Friday, June 26, 2015

He Kept At It

I sometimes wonder how Jesus did it. As I look around I see so much that is just wrong. There are so many people whose lives are just busted. They're not working right. And as a result, there are so many whose lives qualify as 'a wasted life'. There is so much that they could be, but they aren't, and if things continue as they have, they never will be. As I look at that, it gets me down. I find it so incredibly sad.

I have found myself wondering, 'How did Jesus do it?' He lived in the same messed up world that I do. He saw, to a much greater degree than I can, the ugliness of a once-beautiful creation. He saw the wasted lives and what that meant. How did He manage to keep on going in the face of all of that? Why didn't He just give up?

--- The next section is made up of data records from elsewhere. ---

# airl-iisc/MRFP

Hardware: AMD Instinct MI355X
Metric: train images/sec (higher is better)
Workload: dtype bf16; 1 GPU; resnet-101 DeepLabV3+ + MRFP+ (HRFP+NP+ on, HRFP re-drawn every step), 768x768, 16 images/GPU, fwd+bwd+SGD, synthetic 19-class, random-init weights; global_batch=16, parallelism=dp1

## Files before the change

### include/mrfp_hip.h

```cpp
#ifndef MRFP_HIP_H
#define MRFP_HIP_H

#include <stdint.h>

#ifdef __cplusplus
extern "C" {
#endif

typedef enum { MRFP_F32 = 0, MRFP_BF16 = 1, MRFP_F16 = 2 } mrfp_dtype;

int mrfp_version(void);
const char* mrfp_last_error(void);

int64_t mrfp_stats_nslab(int64_t B, int64_t Ho);

int mrfp_stats_fwd(const void* x, int dtype, int64_t B, int64_t Ho, int64_t Wo, int64_t C,
                   int64_t Hs, int64_t Ws, const int32_t* tabH, const int32_t* tabW,
                   float* ws, void* stream);

int mrfp_stats_bwd(const void* dy, const void* x, const void* y, const float* mean,
                   const float* fA, const float* fS, int per_image, int dtype, int64_t B, int64_t Ho, int64_t Wo, int64_t C,
                   int64_t Hs, int64_t Ws, const int32_t* tabH, const int32_t* tabW,
                   float* ws, void* stream);
int mrfp_stats_bwd_mask(const void* dy, const void* x, const void* mask, const float* mean, int per_image, int dtype, int64_t B,
// ... 138 lines not shown
                  int64_t sstride, const void* addend, float* colstats, void* stream);
int mrfp_conv_fwd_act(const void* x, const void* wpack, const float* bias, void* y, int dtype,
                      int64_t B, int64_t H, int64_t W, int64_t C, int64_t N, int64_t ldy, int64_t R, int64_t S,
                      int64_t Ho, int64_t Wo, int64_t stride, int64_t pad_h, int64_t pad_w, int64_t dil,
                      int64_t sstride, const void* addend, int act, void* stream);
int mrfp_pack_weight_folded(const float* w, void* wf, const float* conv_bias, const float* bn_weight, const float* bn_bias,
                            const float* running_mean, const float* running_var, float eps, float* bias_out, int dtype,
                            int64_t N, int64_t C, int64_t R, int64_t S, int64_t Npad, int64_t Cpad, void* stream);
int mrfp_pack_weights_folded_batched(const void* jobs, const int64_t* prefix, int64_t njobs, int64_t total, int dtype, void* stream);
int mrfp_conv_stats_layout(int dtype, int64_t B, int64_t H, int64_t W, int64_t C, int64_t N, int64_t ldy, int64_t R, int64_t S,
                           int64_t Ho, int64_t Wo, int64_t stride, int64_t pad_h, int64_t pad_w, int64_t dil, int64_t sstride, int wstats,
                           int64_t* out);
int64_t mrfp_conv_stats_block_rows(int dtype, int64_t B, int64_t H, int64_t W, int64_t C, int64_t N, int64_t R, int64_t S, int64_t Ho,
                                   int64_t Wo, int64_t stride, int64_t pad_h, int64_t pad_w, int64_t dil, int64_t sstride);
int mrfp_conv_single_launch(int64_t B, int64_t image_bytes);
int mrfp_conv_fwd_wstats(const void* x, const void* wpack, const float* bias, void* y, int dtype,
                         int64_t B, int64_t H, int64_t W, int64_t C, int64_t N, int64_t ldy, int64_t R, int64_t S,
                         int64_t Ho, int64_t Wo, int64_t stride, int64_t pad_h, int64_t pad_w, int64_t dil,
                         const uint8_t* rowweight, float* colstats, void* stream);
int mrfp_conv_fwd_gated(const void* x, const void* wpack, const float* bias, void* y, int dtype,
                        int64_t B, int64_t H, int64_t W, int64_t C, int64_t N, int64_t ldy, int64_t R, int64_t S,
                        int64_t Ho, int64_t Wo, int64_t stride, int64_t pad_h, int64_t pad_w, int64_t dil,
                        int64_t sstride, const void* addend, const void* addend_mask, void* stream);
int mrfp_debug_clock_stamps(int family, uint64_t* out, int64_t n);
int64_t mrfp_conv_wgrad_ws_bytes(int64_t M, int64_t N, int64_t Q);
int mrfp_conv_wgrad(const void* x, const void* dy, float* dw, void* ws, int dtype,
                    int64_t B, int64_t H, int64_t W, int64_t C, int64_t Ctrue, int64_t N, int64_t ldn,
                    int64_t R, int64_t S, int64_t Ho, int64_t Wo, int64_t stride, int64_t pad_h, int64_t pad_w,
                    int64_t dil, void* stream);
int64_t mrfp_conv_wgrad_group_max(void);
int64_t mrfp_conv_wgrad_grouped_ws_bytes(int64_t M, int64_t N, int64_t Q, int64_t count);
int mrfp_conv_wgrad_plan(int dtype, int64_t B, int64_t H, int64_t W, int64_t C, int64_t N, int64_t ldn, int64_t R, int64_t S, int64_t Ho,
                         int64_t Wo, int64_t stride, int64_t pad_h, int64_t pad_w, int64_t dil, int64_t count, int64_t* out);
int mrfp_conv_wgrad_grouped(const void* const* xs, const void* const* dys, float* const* dws, int64_t count, void* ws, int dtype,
                            int64_t B, int64_t H, int64_t W, int64_t C, int64_t Ctrue, int64_t N, int64_t ldn,
                            int64_t R, int64_t S, int64_t Ho, int64_t Wo, int64_t stride, int64_t pad_h, int64_t pad_w,
                            int64_t dil, void* stream);
int mrfp_nchw_to_nhwc_pad(const float* x, void* y, int dtype, int64_t B, int64_t C, int64_t H, int64_t W,
                          int64_t Cpad, void* stream);
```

As I considered this, I remembered that time when He cried over a city full of people whose lives were being wasted, people to whom He had come to rescue them from all of that, people who rejected Him and people He condemned to their foolishness. It makes sense that He cried. I really do understand that. But then I thought, 'What did He do after that?' I figured that answering that question could be very helpful for me. So, I looked it up.

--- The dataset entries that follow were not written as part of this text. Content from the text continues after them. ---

template <int BM, int BN, int WAVES_M, int WAVES_N, bool COLSUM, bool BF16, bool FIXUP = false>
__global__ void __launch_bounds__(256, 2) igemm_f32_kernel(IgemmParams p) {
  static_assert(WAVES_M * WAVES_N == 4, "4 waves");
  constexpr int WM = BM / WAVES_M, WN = BN / WAVES_N, MI = WM / 32, NI = WN / 32;
  constexpr int AR = BM / 32, BR = BN / 32;
  constexpr int NBUF = 2;
  constexpr int PF = FIXUP ? 1 : (BM * BN >= 128 * 128 ? 1 : 2);
  __shared__ __attribute__((aligned(16))) float smem[NBUF * BM * LDT + NBUF * BN * LDT + 4 * BM];
  float* As = smem;
  float* Bs = smem + NBUF * BM * LDT;
  int* t_base = reinterpret_cast<int*>(smem + NBUF * BM * LDT + NBUF * BN * LDT);
  int* t_y = t_base + BM;
  int* t_x = t_y + BM;
  int* t_out = t_x + BM;

  const int tid = threadIdx.x, lane = tid & 63, wave = tid >> 6;
#ifdef TG_STAMP
  unsigned long long t_entry = 0;
  STAMP(t_entry);
  const unsigned long long rt0 = __builtin_amdgcn_s_memrealtime();
#endif
  int sub, rem_id, kseg = 0, kcut = 1, slot = -1;
  if constexpr (FIXUP) {
    if (p.pat_len > 0) {
      rem_id = blockIdx.x / p.n_split_sub;
      const int j = blockIdx.x - rem_id * p.n_split_sub;
      sub = p.split_sub[j];
      slot = rem_id * p.n_pat_split + p.first_slot[j];
    } else {
      sub = 0;
      rem_id = p.nfull + blockIdx.x;
      slot = blockIdx.x * p.ks[0];
    }
    kcut = p.ks[sub];
  } else {
    const int lid = xcd_remap(blockIdx.x, p.n_units);
    if (p.pat_len > 0) {
      const int L = p.pat_len;
      rem_id = lid / L;
      const int w = (32 % L == 0) ? (lid + (lid >> 5)) % L : lid - rem_id * L;
      sub = p.pat_sub[w]; kseg = p.pat_k[w]; kcut = p.ks[sub];
      slot = p.pat_slot[w] < 0 ? -1 : rem_id * p.n_pat_split + p.pat_slot[w];
    } else {
      sub = 0;
      if (lid < p.nfull) rem_id = lid;
      else {
        const int v = lid - p.nfull;
        kcut = p.ks[0];
        rem_id = p.nfull + v / kcut;
        kseg = v - (rem_id - p.nfull) * kcut;
        slot = v;
      }
    }
  }
  const SubDesc& d = p.d[sub];
  const int nt = rem_id % p.n_tiles, mt = rem_id / p.n_tiles;
  const int m0 = mt * BM, n0 = nt * BN;

  if (tid < BM) {
    int m = m0 + tid;
    int base = 0, y0 = -30000, x0 = 0, oo = (int)0x80000000;
    if (m < p.M) {
      int hw = d.h_v * d.w_v;
      int img = m / hw, rem = m - img * hw;
      int vy = rem / d.w_v, vx = rem - vy * d.w_v;
      base = img * p.h_in * p.w_in * p.ld_in;
      y0 = vy * d.s_y;
      x0 = vx * d.s_x;
      oo = ((img * d.h_out + vy * d.os_y + d.oo_y) * d.w_out + vx * d.os_x + d.oo_x) * d.ld_out * 4;
    }
    t_base[tid] = base; t_y[tid] = y0; t_x[tid] = x0; t_out[tid] = oo;
  }
  __syncthreads();

  const int seg = tid & 7, lrow = tid >> 3;
  int abase[AR], ay[AR], ax[AR];
#pragma unroll
  for (int j = 0; j < AR; ++j) {
    int r = lrow + 32 * j;
    abase[j] = t_base[r] + seg * 4; ay[j] = t_y[r]; ax[j] = t_x[r];
  }

  const __amdgpu_buffer_rsrc_t rsrc = __builtin_amdgcn_make_buffer_rsrc(const_cast<float*>(p.in), 0, p.in_bytes, 0x00020000);
  const __amdgpu_buffer_rsrc_t rsrc_w = __builtin_amdgcn_make_buffer_rsrc(const_cast<float*>(p.w), 0, p.w_bytes, 0x00020000);
  uint32_t wvoff[BR];
#pragma unroll
  for (int j = 0; j < BR; ++j) wvoff[j] = (uint32_t)(((int64_t)(n0 + lrow + 32 * j) * p.w_sn + seg * 4) * 4);

  u32x4 ra[PF][AR], rb[PF][BR];
  uint32_t avoff[AR];
  const int cchunks = p.ld_in / BK;
  const int nk = d.n_taps * cchunks;
  const int h_in = p.h_in, w_in = p.w_in, ld_in = p.ld_in;
  int w_tap_off = 0;

  auto set_tap = [&](int tap) {
    const int tp = d.taps[tap];
    const int dy = (int)(int8_t)(tp >> 8), dx = (int)(int8_t)tp;
    w_tap_off = (tp >> 16) * (int)p.w_st;
#pragma unroll
    for (int j = 0; j < AR; ++j) {
      const int iy = ay[j] + dy, ix = ax[j] + dx;
      const bool ok = (unsigned)iy < (unsigned)h_in && (unsigned)ix < (unsigned)w_in;
      avoff[j] = ok ? (uint32_t)(abase[j] + (iy * w_in + ix) * ld_in) * 4u : OOB_OFF;
    }
  };
  auto gload = [&](int c0, int rs) {
    const uint32_t sa = (uint32_t)__builtin_amdgcn_readfirstlane(c0 * 4);
    const uint32_t sw = (uint32_t)__builtin_amdgcn_readfirstlane((w_tap_off + c0) * 4);
#pragma unroll
    for (int j = 0; j < AR; ++j) ra[rs][j] = __builtin_amdgcn_raw_buffer_load_b128(rsrc, avoff[j], sa, 0);
#pragma unroll
    for (int j = 0; j < BR; ++j) rb[rs][j] = __builtin_amdgcn_raw_buffer_load_b128(rsrc_w, wvoff[j], sw, 0);
  };
  auto sstore = [&](int buf, int rs) {
    if constexpr (BF16) {
      unsigned char* a = reinterpret_cast<unsigned char*>(As) + (buf * BM + lrow) * LDH + seg * 8;
      unsigned char* b = reinterpret_cast<unsigned char*>(Bs) + (buf * BN + lrow) * LDH + seg * 8;
#pragma unroll
      for (int j = 0; j < AR; ++j) *reinterpret_cast<u32x2*>(a + 32 * j * LDH) = pack4_bf16(ra[rs][j]);
#pragma unroll
      for (int j = 0; j < BR; ++j) *reinterpret_cast<u32x2*>(b + 32 * j * LDH) = pack4_bf16(rb[rs][j]);
    } else {
      float* a = As + buf * BM * LDT + lrow * LDT + seg * 4;
      float* b = Bs + buf * BN * LDT + lrow * LDT + seg * 4;
#pragma unroll
// ... 1 lines not shown
#pragma unroll
      for (int j = 0; j < BR; ++j) *reinterpret_cast<u32x4*>(b + 32 * j * LDT) = rb[rs][j];
    }
  };

  const int wm0 = (wave / WAVES_N) * WM, wn0 = (wave % WAVES_N) * WN;
  f32x16 acc[MI][NI];
#pragma unroll
  for (int mi = 0; mi < MI; ++mi)
#pragma unroll
    for (int ni = 0; ni < NI; ++ni)
#pragma unroll
      for (int r = 0; r < 16; ++r) acc[mi][ni][r] = 0.f;

  const int frag = (lane & 31) * LDT + (lane >> 5) * 4;
  constexpr int WS_VEC = MI * NI * 4;

  if constexpr (FIXUP) {
    for (int k = 0; k < kcut; ++k) {
      const f32x4* src = reinterpret_cast<const f32x4*>(p.ws) + ((int64_t)(slot + k) * WS_VEC) * 256 + tid;
#pragma unroll
      for (int mi = 0; mi < MI; ++mi)
#pragma unroll
        for (int ni = 0; ni < NI; ++ni)
#pragma unroll
          for (int q = 0; q < 4; ++q) {
            const f32x4 v = src[((mi * NI + ni) * 4 + q) * 256];
            acc[mi][ni][4 * q] += v[0]; acc[mi][ni][4 * q + 1] += v[1]; acc[mi][ni][4 * q + 2] += v[2]; acc[mi][ni][4 * q + 3] += v[3];
          }
    }
  } else {
  const int it0 = (int)((int64_t)nk * kseg / kcut), it1 = (int)((int64_t)nk * (kseg + 1) / kcut);

  int tap = it0 / cchunks, c0 = (it0 - tap * cchunks) * BK, buf = 0, issued = it0;
  set_tap(tap);
  auto issue = [&](int rs) {
    gload(c0, rs);
    ++issued;
    c0 += BK;
    if (c0 == ld_in) { c0 = 0; ++tap; if (issued < it1) set_tap(tap); }
  };
#ifdef TG_STAMP
  unsigned long long ts0 = 0, ts1 = 0, ts2 = 0, ts3 = 0, ts4 = 0, acc_load = 0, acc_mfma = 0, acc_store = 0, acc_bar = 0, t_begin = 0;
#endif
#pragma unroll
  for (int rs = 0; rs < PF; ++rs)
    if (it0 + rs < it1) issue(rs);
  sstore(0, 0);
  __syncthreads();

And he entered the temple and began to drive out those who sold, saying to them, “It is written, ‘My house shall be a house of prayer,’ but you have made it a den of robbers.” And he was teaching daily in the temple. (Luke 19.45ff.)

Well, what He didn't do was stop. He didn't give up. And I found that so very helpful. He kept at it.

For one thing, He confronted the false teachers who were doing such damage to people's lives. And He did that quite violently, flipping tables and swinging a whip in the Temple. And then, He kept on teaching. He did that even though He knew that they weren't getting it and that most of them wouldn't get it. That, after all, was why He had been crying over them. And I found that helpful too.

So, this is what I've taken away from all of this. It's good and right for me to weep over the many who could live a life worth living but don't. It's okay for me to weep. 

But as I do that, I also need to keep at it, just like Jesus did. There are those who need to be confronted. And while I may not flip a bunch of tables somewhere, I do need to express the anger I feel at those who deserve it. I'm not good at that. It's something I have to learn. But I think that seeing more and more clearly the damage that these modern false teachers cause in the lives of those many - I think that that will help me to feel free to express my anger. I just hope that I will be able to express it wisely, like Jesus did.

And then, Jesus just kept on teaching - even though. And I need to do the same - even though. I can't help but think that Jesus' attitude in this was that the little dent He made when He taught in the Temple would be followed up by the dents that others after Him would make. I want to make a dent. Actually, I want to make a crater. But I will be content if I can add my dent to the dents that others have made, and to do that in the hope that others will follow and add their dents until it actually becomes a crater - a multitude of lives changed so that they might lead lives that are not at all wasted.

I think that this is what kept Jesus going in the face of such ugliness, and I hope that it will keep me going.